The chimney, a Sydney Harbour landmark, is a very fine piece of brick construction. The base is square and ornate with profiled capping, and the round stack also has ornate capping. The chimney is three bricks thick, and the internal skin is of fire bricks. On the base is a plaque showing the July 1918 date of erection.

=== Condition ===

According to the 1997 Conservation Management Plan, the roof appeared to be sound, though the gutters and bargeboards were poor. As at May 2001, the powerhouse brickwork was mostly in good condition, though exterior joinery and windows were poor. Apart from bird droppings, the interior was in good condition. The basement area including the pumps was flooded. The exterior brickwork of the chimney appeared to be in good condition.

== Heritage listing ==
Power House & Pump House was listed on the Australian Commonwealth Heritage List on 22 June 2004 having satisfied the following criteria.

Criterion A: Processes

The powerhouse is historically significant for its role in providing all of the island's electrical power from the time of its construction in 1918. The powerhouse thus has a direct association with the operation of what was a major Australian naval dockyard, including during both world wars.

Criterion B: Rarity

The powerhouse contains the most extensive and rare collection of early Australian electrical, hydraulic power and pumping equipment in the country. Throughout its period of operation, the building was the largest DC generating plant in Australia.
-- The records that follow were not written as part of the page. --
@@ -2407,6 +2408,9 @@
   c->S.trace_mode = 0;
   c->S.early_walk = 16;
   c->S.early_leaf = 1;
+  c->S.danger_overlap = 1;
+  c->S.cull_force_late = 0;
+  c->S.force_late_m = 0ull;
   c->trace_order = false;
   if ((rc = setup_trace(c))) return bail(rc);
   c->S.trip_limit = 8 * std::max(c->S.num_nodes, 1) + 64;
@@ -2480,6 +2484,12 @@
     c->S.early_walk = v;
   } else if (k == "early_leaf") {
     c->S.early_leaf = v;
+  } else if (k == "danger_overlap") {
+    c->S.danger_overlap = v != 0;
+  } else if (k == "cull_force_late") {
+    if (v < 0) return fail(KDPT_ERR_ARG, "cull_force_late must be >= 0 (0: off)");
+    c->S.cull_force_late = v;
+    c->S.force_late_m = v > 1 ? ~0ull / (unsigned long long)v + 1ull : 0ull;
   } else if (k == "shade_batch") {
     c->shade_batch = v != 0;
   } else if (k == "gen_geoms") {
@@ -2594,6 +2604,8 @@
   int rc = drain_intersect_events(c);
   if (rc) return rc;
   if (c->profile_batches) HIP_TRY(hipMemcpy(&c->last_profile, c->counters, sizeof(Counters), hipMemcpyDeviceToHost));
+  if (c->profile_batches)
+    HIP_TRY(hipMemcpyFromSymbol(c->last_danger, HIP_SYMBOL(g_danger_counters), sizeof c->last_danger));
   return check_fault(c);
 }
 
@@ -2660,7 +2672,11 @@
         c->grid_env ? c->trace_grid : std::max(1, c->trace_grid * 2 / std::min(8, std::max(2, depth)));
   c->stats.intersect_grid_share =
       c->slots.empty() ? 1.0f : (float)c->slots[0]->trace_grid / (float)std::max(1, c->full_trace_grid);
-  if (c->profile_batches) HIP_TRY(hipMemsetAsync(c->counters, 0, sizeof(Counters), c->stream));
+  if (c->profile_batches) {
+    HIP_TRY(hipMemsetAsync(c->counters, 0, sizeof(Counters), c->stream));
+    const unsigned long long zero[DNG_SLOTS] = {};
+    HIP_TRY(hipMemcpyToSymbol(HIP_SYMBOL(g_danger_counters), zero, sizeof zero));
+  }
   bool first = true;
   for (int kb = 0; kb < count; kb += B) {
     const int nb = std::min(B, count - kb);
@@ -2921,6 +2937,10 @@
   HIP_TRY(hipMalloc((void**)&scratch, sizeof(float) * 3 * (size_t)c->npix));
   HIP_TRY(hipMemsetAsync(scratch, 0, sizeof(float) * 3 * (size_t)c->npix, c->stream));
   HIP_TRY(hipMemsetAsync(c->counters, 0, sizeof(Counters), c->stream));
+  {
+    const unsigned long long zero[DNG_SLOTS] = {};
+    HIP_TRY(hipMemcpyToSymbol(HIP_SYMBOL(g_danger_counters), zero, sizeof zero));
+  }
   c->image = scratch;
   unsigned long long* saved_tot = c->total_segments;
   unsigned long long* scratch_tot = nullptr;
@@ -2934,6 +2954,7 @@
     HIP_TRY(hipMemcpyAsync(&h, c->counters, sizeof h, hipMemcpyDeviceToHost, c->stream));
     HIP_TRY(hipMemcpyAsync(c->h_counts, c->counts, sizeof(int) * (c->cap + 3), hipMemcpyDeviceToHost, c->stream));
     HIP_TRY(hipStreamSynchronize(c->stream));
+    HIP_TRY(hipMemcpyFromSymbol(c->last_danger, HIP_SYMBOL(g_danger_counters), sizeof c->last_danger));
     segments_from_counts(c);
     rc = check_fault(c);
   }
@@ -2967,6 +2988,12 @@
   for (int b = 0; b < 8 && k < n; b++, k++) out[k] = c->last_profile.chord_steps[b];
   for (int b = 0; b < 8 && k < n; b++, k++) out[k] = c->last_profile.chord_n[b];
   return PROF_SLOTS + 5 + 64 + 64 + 16;
+}
+
+int kdpt_danger_counters(kdpt_ctx* c, unsigned long long* out6) {
+  if (!c || !out6) return fail(KDPT_ERR_ARG, "null arg");
+  for (int k = 0; k < DNG_SLOTS; k++) out6[k] = c->last_danger[k];
+  return KDPT_OK;
 }
 
 int kdpt_selftest_math(const float* x, int n, float* so, float* co) {
diff --git a/kdtreepathtraceroptimization_amd/runtime.py b/kdtreepathtraceroptimization_amd/runtime.py
--- a/kdtreepathtraceroptimization_amd/runtime.py
+++ b/kdtreepathtraceroptimization_amd/runtime.py
@@ -103,7 +103,7 @@
     "kdpt_write_hdr", "kdpt_free", "kdpt_set_tuning", "kdpt_selftest_glm", "kdpt_set_options", "kdpt_scene_build_device",
     "kdpt_scene_kd_build_ms", "kdpt_build_kd_device", "kdpt_scene_load_device", "kdpt_trace_config",
     "kdpt_cull_margin", "kdpt_comm_unique_id", "kdpt_comm_init", "kdpt_render_frames", "kdpt_render_sharded",
-    "kdpt_comm_library", "kdpt_cull_masks",
+    "kdpt_comm_library", "kdpt_cull_masks", "kdpt_danger_counters",
 ]
 
 REDUCE_RCCL, REDUCE_COPY = 0, 1
@@ -147,6 +147,8 @@
     lib.kdpt_count_iteration.argtypes = [C.c_void_p, C.c_int, P(C.c_ulonglong)]
     if hasattr(lib, "kdpt_count_split"):
         lib.kdpt_count_split.argtypes = [C.c_void_p, P(C.c_ulonglong)]
+    if hasattr(lib, "kdpt_danger_counters"):
+        lib.kdpt_danger_counters.argtypes = [C.c_void_p, P(C.c_ulonglong)]
     lib.kdpt_wave_profile.argtypes = [C.c_void_p, P(C.c_ulonglong), C.c_int]
     lib.kdpt_selftest_math.argtypes = [P(C.c_float), C.c_int, P(C.c_float), P(C.c_float)]
     lib.kdpt_selftest_rng.argtypes = [P(C.c_int), C.c_int, C.c_int, P(C.c_float)]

Criterion D: Characteristic values

With its distinctive round-arched design, the powerhouse is a good example of Federation Romanesque style.

Criterion E: Aesthetic characteristics

A landmark of Sydney Harbour, the chimney possesses significant aesthetic values.

Criterion F: Technical achievement

The chimney is a particularly finely constructed brick structure, being one of the finest such stacks surviving in Sydney.